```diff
+    camera_path_lean<0, SEEDED>(cx, tv, spp, s_begin, wdiv, n_pixels, inv_spp, img, dimg, plane, counters, seed);
+}
+template <int K, bool SEEDED>
+__global__ __launch_bounds__(kBlock, kPathLeanWaves) void k_camera_logd_path_lean(LaunchCtx cx, TangentView<K, kSceneTiny> tv, int spp, int s_begin, SlotDiv wdiv, int n_pixels, float inv_spp,
+                                                                                   float *__restrict__ img, float *__restrict__ dimg, long long plane, unsigned long long *counters,
+                                                                                   const ulonglong2 *__restrict__ seed) {
+    static_assert(K >= 1, "the renderC twin is k_camera_path_lean");
+    camera_path_lean<K, SEEDED>(cx, tv, spp, s_begin, wdiv, n_pixels, inv_spp, img, dimg, plane, counters, seed);
+}
+
+}
+
+namespace psdr_host {
+template <int K>
+int path_lean_launch(psdr_scene_s *h, const psdr_render_opts *o, const LaunchCtx &cx0, const psdr::TangentView<K, psdr::kSceneTiny> &tv, float *img, float *dimg, hipStream_t s, bool *ran) {
+    *ran = false;
+    const long long WH = (long long) h->desc.width * h->desc.height;
+    const int nsp = o->spp_end - o->spp_begin;
+    const long long n = WH * nsp;
+    const int lds = (lds_bytes(cx0, h) + 15) / 16 * 16, park = path_lean_cols(K) * kBlock * 4;
+    if (path_lean_form(h, kSceneTiny, K, o->integrator, true, nsp, n, lds) != kPathLeanOwnSlab) { h->path_lean_fallbacks[K > 0]++; return 0; }
+    LaunchCtx cx = cx0;
+    cx.off_park = lds;
+    const dim3 grid(launch_blocks(h, n, camera_blocks_per_cu(h, n)));
+    const ulonglong2 *seed = seed_table(h, o, WH, nsp, n, s);
+    const SlotDiv wdiv(h->desc.width);
+    const float inv_spp = 1.f / (float) o->spp;
+#define PSDR_LAUNCH_LEAN(...) hipLaunchKernelGGL(HIP_KERNEL_NAME(__VA_ARGS__), grid, dim3(kBlock), lds + park, s, cx, tv, o->spp, o->spp_begin, wdiv, (int) WH, inv_spp, img, dimg, WH * 3, h->d_counters, seed)
+    if constexpr (K == 0) { if (seed != nullptr) PSDR_LAUNCH_LEAN(k_camera_path_lean<true>); else PSDR_LAUNCH_LEAN(k_camera_path_lean<false>); }
+    else { if (seed != nullptr) PSDR_LAUNCH_LEAN(k_camera_logd_path_lean<K, true>); else PSDR_LAUNCH_LEAN(k_camera_logd_path_lean<K, false>); }
+#undef PSDR_LAUNCH_LEAN
+    h->path_lean_launches[K > 0]++;
+    if (seed != nullptr) h->seed_launches++;
+    if (K > 0) {
+        h->logd_lean_launches++;
+        if (seed != nullptr) h->logd_lean_seeded++;
+        h->logd_lean_lds = lds; h->logd_lean_park = park;
+    }
+    *ran = true;
+    return 0;
+}
+}
diff --git a/psdr-cuda_amd/csrc/psdr_path_lean.hip b/psdr-cuda_amd/csrc/psdr_path_lean.hip
--- /dev/null
+++ b/psdr-cuda_amd/csrc/psdr_path_lean.hip
@@ -0,0 +1,10 @@
+#define PSDR_WIDE_TREE 0
+#define PSDR_LEAF_PAIR 0
+#include "psdr_kernels.h"
+#include "psdr_path_lean.h"
+
+namespace psdr_host {
+int path_lean_launch_8(psdr_scene_s *h, const psdr_render_opts *o, const LaunchCtx &cx, const psdr::TangentView<0, psdr::kSceneTiny> &tv, float *img, float *dimg, hipStream_t s, bool *ran) {
+    return path_lean_launch<0>(h, o, cx, tv, img, dimg, s, ran);
+}
+}
diff --git a/psdr-cuda_amd/csrc/psdr_plan.h b/psdr-cuda_amd/csrc/psdr_plan.h
--- a/psdr-cuda_amd/csrc/psdr_plan.h
+++ b/psdr-cuda_amd/csrc/psdr_plan.h
@@ -133,6 +133,35 @@
 inline bool wave_owns_pixels(const psdr_scene_s *h, int nsp, long long chunk) {
     return h->opt.own_pixels != 0 && nsp <= 64 && 64 % nsp == 0 && chunk % nsp == 0;
 }
+enum PathLeanForm { kPathLeanNone = 0, kPathLeanOwnSlab = 1 };
+#ifndef PSDR_PATH_LEAN_PARK_K0
+#define PSDR_PATH_LEAN_PARK_K0 0
+#endif
+constexpr int path_lean_cols(int K) { return (K == 0 && !PSDR_PATH_LEAN_PARK_K0) ? 0 : 16 + 6 * K; }
+constexpr int kPathLeanWaves = 6;
+struct PathLeanCase {
+    int flags, K, integrator, texels_only;
+    int nsp; long long chunk;
+    int n_tiny, aa_cnt, n_blas;
+    int lds_scene, lds_budget;
+    int own_pixels, path_lean, logd_park;
+};
+inline bool wave_is_pixel(int own_pixels, int nsp, long long chunk) { return own_pixels != 0 && nsp == 64 && chunk % nsp == 0; }
+inline bool slab_only(int n_tiny, int aa_cnt, int n_blas) { return n_blas == 0 && aa_cnt != 0 && n_tiny > 0 && n_tiny <= kAaSlots; }
+inline int path_lean_form(const PathLeanCase &c) {
+    if (c.path_lean == 0 || c.flags != kSceneTiny || c.integrator != PSDR_INTEGRATOR_PATH) return kPathLeanNone;
+    if (!(c.K == 0 || (c.K == 1 && c.texels_only != 0 && c.logd_park != 0))) return kPathLeanNone;
+    if (!wave_is_pixel(c.own_pixels, c.nsp, c.chunk) || !slab_only(c.n_tiny, c.aa_cnt, c.n_blas)) return kPathLeanNone;
+    constexpr int kCuLds = 160 * 1024;
+    const int limit = c.lds_budget > 0 ? std::min(c.lds_budget, kCuLds / kPathLeanWaves) : kCuLds / kPathLeanWaves;
+    const int park = path_lean_cols(c.K) * kBlock * 4;
+    if (park > 0 && c.lds_scene + park > limit) return kPathLeanNone;
+    return kPathLeanOwnSlab;
+}
+inline int path_lean_form(const psdr_scene_s *h, int flags, int K, int integrator, bool texels_only, int nsp, long long chunk, int lds_scene) {
+    const PathLeanCase c{flags, K, integrator, texels_only ? 1 : 0, nsp, chunk, h->n_tiny, h->aa_cnt, h->n_blas, lds_scene, h->opt.lds_budget, h->opt.own_pixels, h->opt.path_lean, h->opt.logd_park};
+    return path_lean_form(c);
+}
 inline bool path_sedge_split(const psdr_scene_s *h, long long n) {
     const int split_env = h->opt.sedge_split;
     return !(split_env == 0 || (split_env < 0 && n < (1ll << 18))) && n <= 0x7fffffffLL;
diff --git a/psdr-cuda_amd/psdr_cuda/_abi.py b/psdr-cuda_amd/psdr_cuda/_abi.py
--- a/psdr-cuda_amd/psdr_cuda/_abi.py
+++ b/psdr-cuda_amd/psdr_cuda/_abi.py
@@ -89,7 +89,7 @@
 HIP_SYMBOLS = (
     "psdr_last_error", "psdr_version", "psdr_abi_struct_sizes", "psdr_scene_create", "psdr_scene_destroy", "psdr_scene_set_option", "psdr_scene_set_tables",
     "psdr_bvh_build", "psdr_bvh_stats", "psdr_scene_info", "psdr_trace", "psdr_render_c", "psdr_render_d_fwd", "psdr_render_d_rev",
-    "psdr_guide_build", "psdr_scene_set_point_light", "psdr_scene_set_point_lights", "psdr_scene_set_light", "psdr_scene_set_lights", "psdr_scene_set_path_guide", "psdr_path_guide_build", "psdr_get_counters", "psdr_scene_rev_layout", "psdr_scene_seed_info", "psdr_scene_logd_info",
+    "psdr_guide_build", "psdr_scene_set_point_light", "psdr_scene_set_point_lights", "psdr_scene_set_light", "psdr_scene_set_lights", "psdr_scene_set_path_guide", "psdr_path_guide_build", "psdr_get_counters", "psdr_scene_rev_layout", "psdr_scene_seed_info", "psdr_scene_logd_info", "psdr_scene_path_lean_info",
     "psdr_geo_world_vertices_fwd", "psdr_geo_world_vertices_rev", "psdr_geo_tri_rows_fwd", "psdr_geo_tri_rows_rev", "psdr_geo_sec_edges_fwd", "psdr_geo_sec_edges_rev", "psdr_geo_prim_edges_fwd", "psdr_geo_prim_edges_rev",
     "psdr_geo_compact_edges_fwd", "psdr_geo_compact_edges_rev", "psdr_geo_emitter_tables",
     "psdr_geo_world_vertices_jvp", "psdr_geo_tri_rows_jvp", "psdr_geo_sec_edges_jvp", "psdr_geo_prim_edges_jvp", "psdr_geo_compact_edges_jvp",
@@ -142,6 +142,7 @@
     lib.psdr_scene_rev_layout.argtypes = [vp, C.POINTER(i32)]
     lib.psdr_scene_seed_info.argtypes = [vp, C.POINTER(C.c_int64)]
     lib.psdr_scene_logd_info.argtypes = [vp, C.POINTER(C.c_int64)]
+    lib.psdr_scene_path_lean_info.argtypes = [vp, C.POINTER(C.c_int64)]
     lib.psdr_geo_world_vertices_fwd.argtypes = [i32, vp, vp, vp, vp, vp]
     lib.psdr_geo_world_vertices_rev.argtypes = [i32, vp, vp, vp, vp, vp, vp, vp]
     lib.psdr_geo_tri_rows_fwd.argtypes = [i32, i32, vp, vp, vp, vp, i32, vp]
@@ -218,6 +219,13 @@
     return {"launches": int(out[0]), "lean": int(out[1]), "lean_seeded": int(out[2]), "lean_lds_bytes": int(out[3])}
 
 
+def path_lean_info(handle):
+    lib = load_hip()
+    out = (C.c_int64 * 4)()
+    check(lib, lib.psdr_scene_path_lean_info(handle, out))
+    return {"render_c": int(out[0]), "logd": int(out[1]), "render_c_fallback": int(out[2]), "logd_fallback": int(out[3])}
+
+
 def make_opts(integrator=INTEGRATOR_DIRECT, bsdf_samples=1, light_samples=1, max_depth=1, hide_emitters=False,
               field=0, spp=1, sppe=0, sppse=0, spp_range=None, sppe_range=None, sppse_range=None,
               rng_offset=(0, 0, 0), flags=0):
```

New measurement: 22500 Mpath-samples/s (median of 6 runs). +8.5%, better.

### Task details
Filter the entries above down to the lines that contain "PathLeanCase".

### Finished exercise
+struct PathLeanCase {
+inline int path_lean_form(const PathLeanCase &c) {
+    const PathLeanCase c{flags, K, integrator, texels_only ? 1 : 0, nsp, chunk, h->n_tiny, h->aa_cnt, h->n_blas, lds_scene, h->opt.lds_budget, h->opt.own_pixels, h->opt.path_lean, h->opt.logd_park};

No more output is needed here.